Johannes Yeh is a Research Associate Professor and Director of the CSHL Antibody and Phage Display Shared Resource at Cold Spring Harbor Laboratory, where he also serves as a Cancer Center Member. He earned his Ph.D. from the University of Cambridge in 2006. The Yeh Lab was established at Cold Spring Harbor Laboratory in 2016. Prior to this, Dr. Yeh developed extensive experience in biologics and natural product-like molecules for therapeutics and diagnostics. His past research has contributed to the foundation of start-up companies, academic-industry technology transfer licenses, and FDA-approved drugs or drugs in clinical trials. His work has focused on oncology and immuno-oncology, collaborating with clinical centers and industry organizations to advance molecules from bench to patients.

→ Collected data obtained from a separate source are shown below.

## Add cost-model-driven level amalgamation to the nested-dissection front tree

Adds a greedy amalgamation pass that merges whole tree levels into their parents whenever a refined cost model predicts a saving, which cuts the number of level-synchronous factorization steps. The per-level cost model is recalibrated: panel cost now depends on the widest front and on whether the front is bordered, and the flop rate is raised. Merging trades fewer level launches and less per-level latency for larger fronts with more dense flops and memory. It is on by default, but disabled for PGO and the sharded-plan API, and the plan cache key now includes the merge setting.

```diff
diff --git a/covins_amd/csrc/nd_plan.hip b/covins_amd/csrc/nd_plan.hip
--- a/covins_amd/csrc/nd_plan.hip
+++ b/covins_amd/csrc/nd_plan.hip
@@ -215,8 +215,11 @@
   for (auto& a : adj) { std::sort(a.begin(), a.end()); a.erase(std::unique(a.begin(), a.end()), a.end()); }
 }
 
+static bool nd_plan_finish(const std::vector<std::vector<int>>& adj, NdHostPlan& out);
+static bool nd_amalgamate(const std::vector<std::vector<int>>& adj, NdHostPlan& out);
+
 static bool nd_plan_build_mode(int top_mode, double group_frac, int K, bool vi, const std::vector<std::vector<int>>& adj, const std::vector<int>& chain_of,
-                               int leaf_dims, NdHostPlan& out) {
+                               int leaf_dims, bool merge, NdHostPlan& out) {
   out = NdHostPlan();
   out.K = K; out.vi = vi ? 1 : 0; out.nvar = 2 * K;
   out.vnode.assign(2 * (size_t)K, -1); out.voff.assign(2 * (size_t)K, 0); out.vord.assign(2 * (size_t)K, -1);
@@ -227,11 +230,6 @@
   bld.top_mode = top_mode; bld.group_frac = group_frac;
   bld.build(all, -1);
   const int nn = out.nnodes;
-  auto is_proper_ancestor = [&](int a, int n) {
-    if (out.depth[a] >= out.depth[n]) return false;
-    while (out.depth[n] > out.depth[a]) n = out.parent[n];
-    return n == a;
-  };
   {
     std::vector<int> hgt(nn, 0);
     int nlev = 0;
@@ -269,9 +267,20 @@
       levc[l] = m - 1;
     }
   }
+  if (!nd_plan_finish(adj, out)) return false;
+  return merge ? nd_amalgamate(adj, out) : true;
+}
+
+static bool nd_plan_finish(const std::vector<std::vector<int>>& adj, NdHostPlan& out) {
+  const int nn = out.nnodes;
+  auto is_proper_ancestor = [&](int a, int n) {
+    if (out.depth[a] >= out.depth[n]) return false;
+    while (out.depth[n] > out.depth[a]) n = out.parent[n];
+    return n == a;
+  };
   out.strct.assign(nn, {});
   out.st_dims.assign(nn, 0);
-  std::vector<int> stamp(2 * (size_t)K, -1);
+  std::vector<int> stamp((size_t)out.nvar, -1);
   for (int n = nn - 1; n >= 0; --n) {
     std::vector<int>& st = out.strct[n];
     auto add = [&](int w) { if (stamp[w] != n) { stamp[w] = n; st.push_back(w); } };
@@ -299,6 +308,7 @@
   out.lev_nodes.assign(out.nlev, {});
   for (int n = 0; n < nn; ++n) { out.slot[n] = (int)out.lev_nodes[out.level[n]].size(); out.lev_nodes[out.level[n]].push_back(n); }
   out.lev_nI.assign(out.nlev, 0); out.lev_nO.assign(out.nlev, 0); out.lev_ntot.assign(out.nlev, 0);
+  out.front_elems = 0; out.flops = 0;
   for (int l = 0; l < out.nlev; ++l) {
     int mo = 0, ms = 0;
     for (int n : out.lev_nodes[l]) { mo = std::max(mo, out.own_dims[n]); ms = std::max(ms, out.st_dims[n]); }
@@ -314,14 +324,102 @@
   return true;
 }
 
-static double nd_plan_cost(const NdHostPlan& hp) {
-  double t = hp.flops / 30e12;
-  for (int l = 0; l < hp.nlev; ++l) t += (hp.lev_nI[l] / 256) * 140e-6 + 40e-6;
+constexpr double kLevelS = 34e-6, kPanelBorderS = 45e-6, kPanelRootS = 49e-6, kPanelColS = 0.155e-6, kFlopRate = 40e12;
+constexpr double kMergeMarginS = 20e-6;
+
+static double nd_level_cost(int widest_own, bool bordered) {
+  double t = kLevelS;
+  for (int c = 0; c < std::max(widest_own, 1); c += 256) t += (bordered ? kPanelBorderS : kPanelRootS) + kPanelColS * std::min(256, std::max(widest_own, 1) - c);
   return t;
 }
+static double nd_front_flops(double m, double b) { return m * m * m / 3.0 + m * m * b + m * b * b; }
+static double nd_chain_cost(const NdHostPlan& hp) {
+  double t = 0.0;
+  for (int l = 0; l < hp.nlev; ++l) {
+    int mo = 1;
+    for (int n : hp.lev_nodes[l]) mo = std::max(mo, hp.own_dims[n]);
+    t += nd_level_cost(mo, hp.lev_nO[l] > 0);
+  }
+  return t;
+}
+static double nd_plan_cost(const NdHostPlan& hp) { return hp.flops / kFlopRate + nd_chain_cost(hp); }
+
+bool nd_merge_enabled() {
+  const char* e = getenv("COVGPU_ND_MERGE");
+  return e == nullptr || atoi(e) != 0;
+}
+
+static void nd_merge_level(NdHostPlan& out, int l) {
+  const int nn = out.nnodes;
+  std::vector<int> hgt(nn, 0), id(nn, -1);
+  for (int n = nn - 1; n >= 0; --n) for (int c : out.child[n]) hgt[n] = std::max(hgt[n], hgt[c] + 1);
+  std::vector<std::vector<int>> front(nn);
+  int kept = 0;
+  for (int n = 0; n < nn; ++n) {
+    const int p = out.parent[n];
+    if (hgt[n] == l && p >= 0 && hgt[p] == l + 1) front[p].insert(front[p].end(), out.own[n].begin(), out.own[n].end());
+    else id[n] = kept++;
+  }
+  NdHostPlan t;
+  t.K = out.K; t.vi = out.vi; t.nvar = out.nvar; t.nnodes = kept;
+  t.vnode.assign(out.vnode.size(), -1); t.voff.assign(out.voff.size(), 0); t.vord.assign(out.vord.size(), -1);
+  t.parent.resize(kept); t.depth.resize(kept); t.own.resize(kept); t.own_dims.resize(kept); t.child.assign(kept, {});
+  for (int n = 0; n < nn; ++n) {
+    if (id[n] < 0) continue;
+    const int m = id[n];
+    int p = out.parent[n];
+    if (p >= 0 && id[p] < 0) p = out.parent[p];
+    t.parent[m] = p < 0 ? -1 : id[p];
+    t.depth[m] = p < 0 ? 0 : t.depth[id[p]] + 1;
+    if (p >= 0) t.child[id[p]].push_back(m);
+    t.own[m].swap(front[n]);
+    t.own[m].insert(t.own[m].end(), out.own[n].begin(), out.own[n].end());
+    int off = 0, ord = 0;
+    for (int v : t.own[m]) { t.vnode[v] = m; t.voff[v] = off; t.vord[v] = ord++; off += NdHostPlan::vdim(v); }
+    t.own_dims[m] = off;
+  }
+  out = std::move(t);
+}
+
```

The Yeh Lab investigates the mechanisms by which dysregulated cell signaling causes diseases such as cancer. The group employs biomolecular engineering, chemical biology, and biotechnology approaches to dissect signal transduction pathways, target protein functions, and develop therapeutics that abrogate pathological cellular behavior. Key efforts include engineering biologics such as antibodies and proteins, peptidomimetics, natural product-like macrocycles, and cells as therapeutics and diagnostics to modulate interactions between cancer cells and the tumor microenvironment, block oncogenic receptors, transcription factors, and extracellular matrix proteins, and activate anti-tumor immunity. Notable achievements include therapeutic monoclonal antibody inhibitors that prevent inflammation-induced awakening of dormant cancer cells. Key publications include 'Neutrophil extracellular traps produced during inflammation awaken dormant cancer cells in mice' in Science (2018), 'Amino-Acid-Catalyzed Direct Aldol Bioconjugation' in Organic Letters (2018), 'Detection of incipient pancreatic cancer with novel tumor-specific antibodies in mouse models' on bioRxiv (2020), 'A synthetic KLHL20 ligand to validate CUL3KLHL20 as a potent E3 ligase for targeted protein degradation' in Genes & Development (2022), 'Manipulating PTPRD function with ectodomain antibodies' in Genes & Development (2023), 'Plasma cells in human pancreatic ductal adenocarcinoma secrete antibodies to self-antigens' in JCI Insight (2023), and 'Temporal and Spatial Characterization of CUL3KLHL20-Driven Targeted Degradation of BET Family BRD Proteins by the Macrocycle-Based Degrader BTR2004' in ACS Chemical Biology (2025).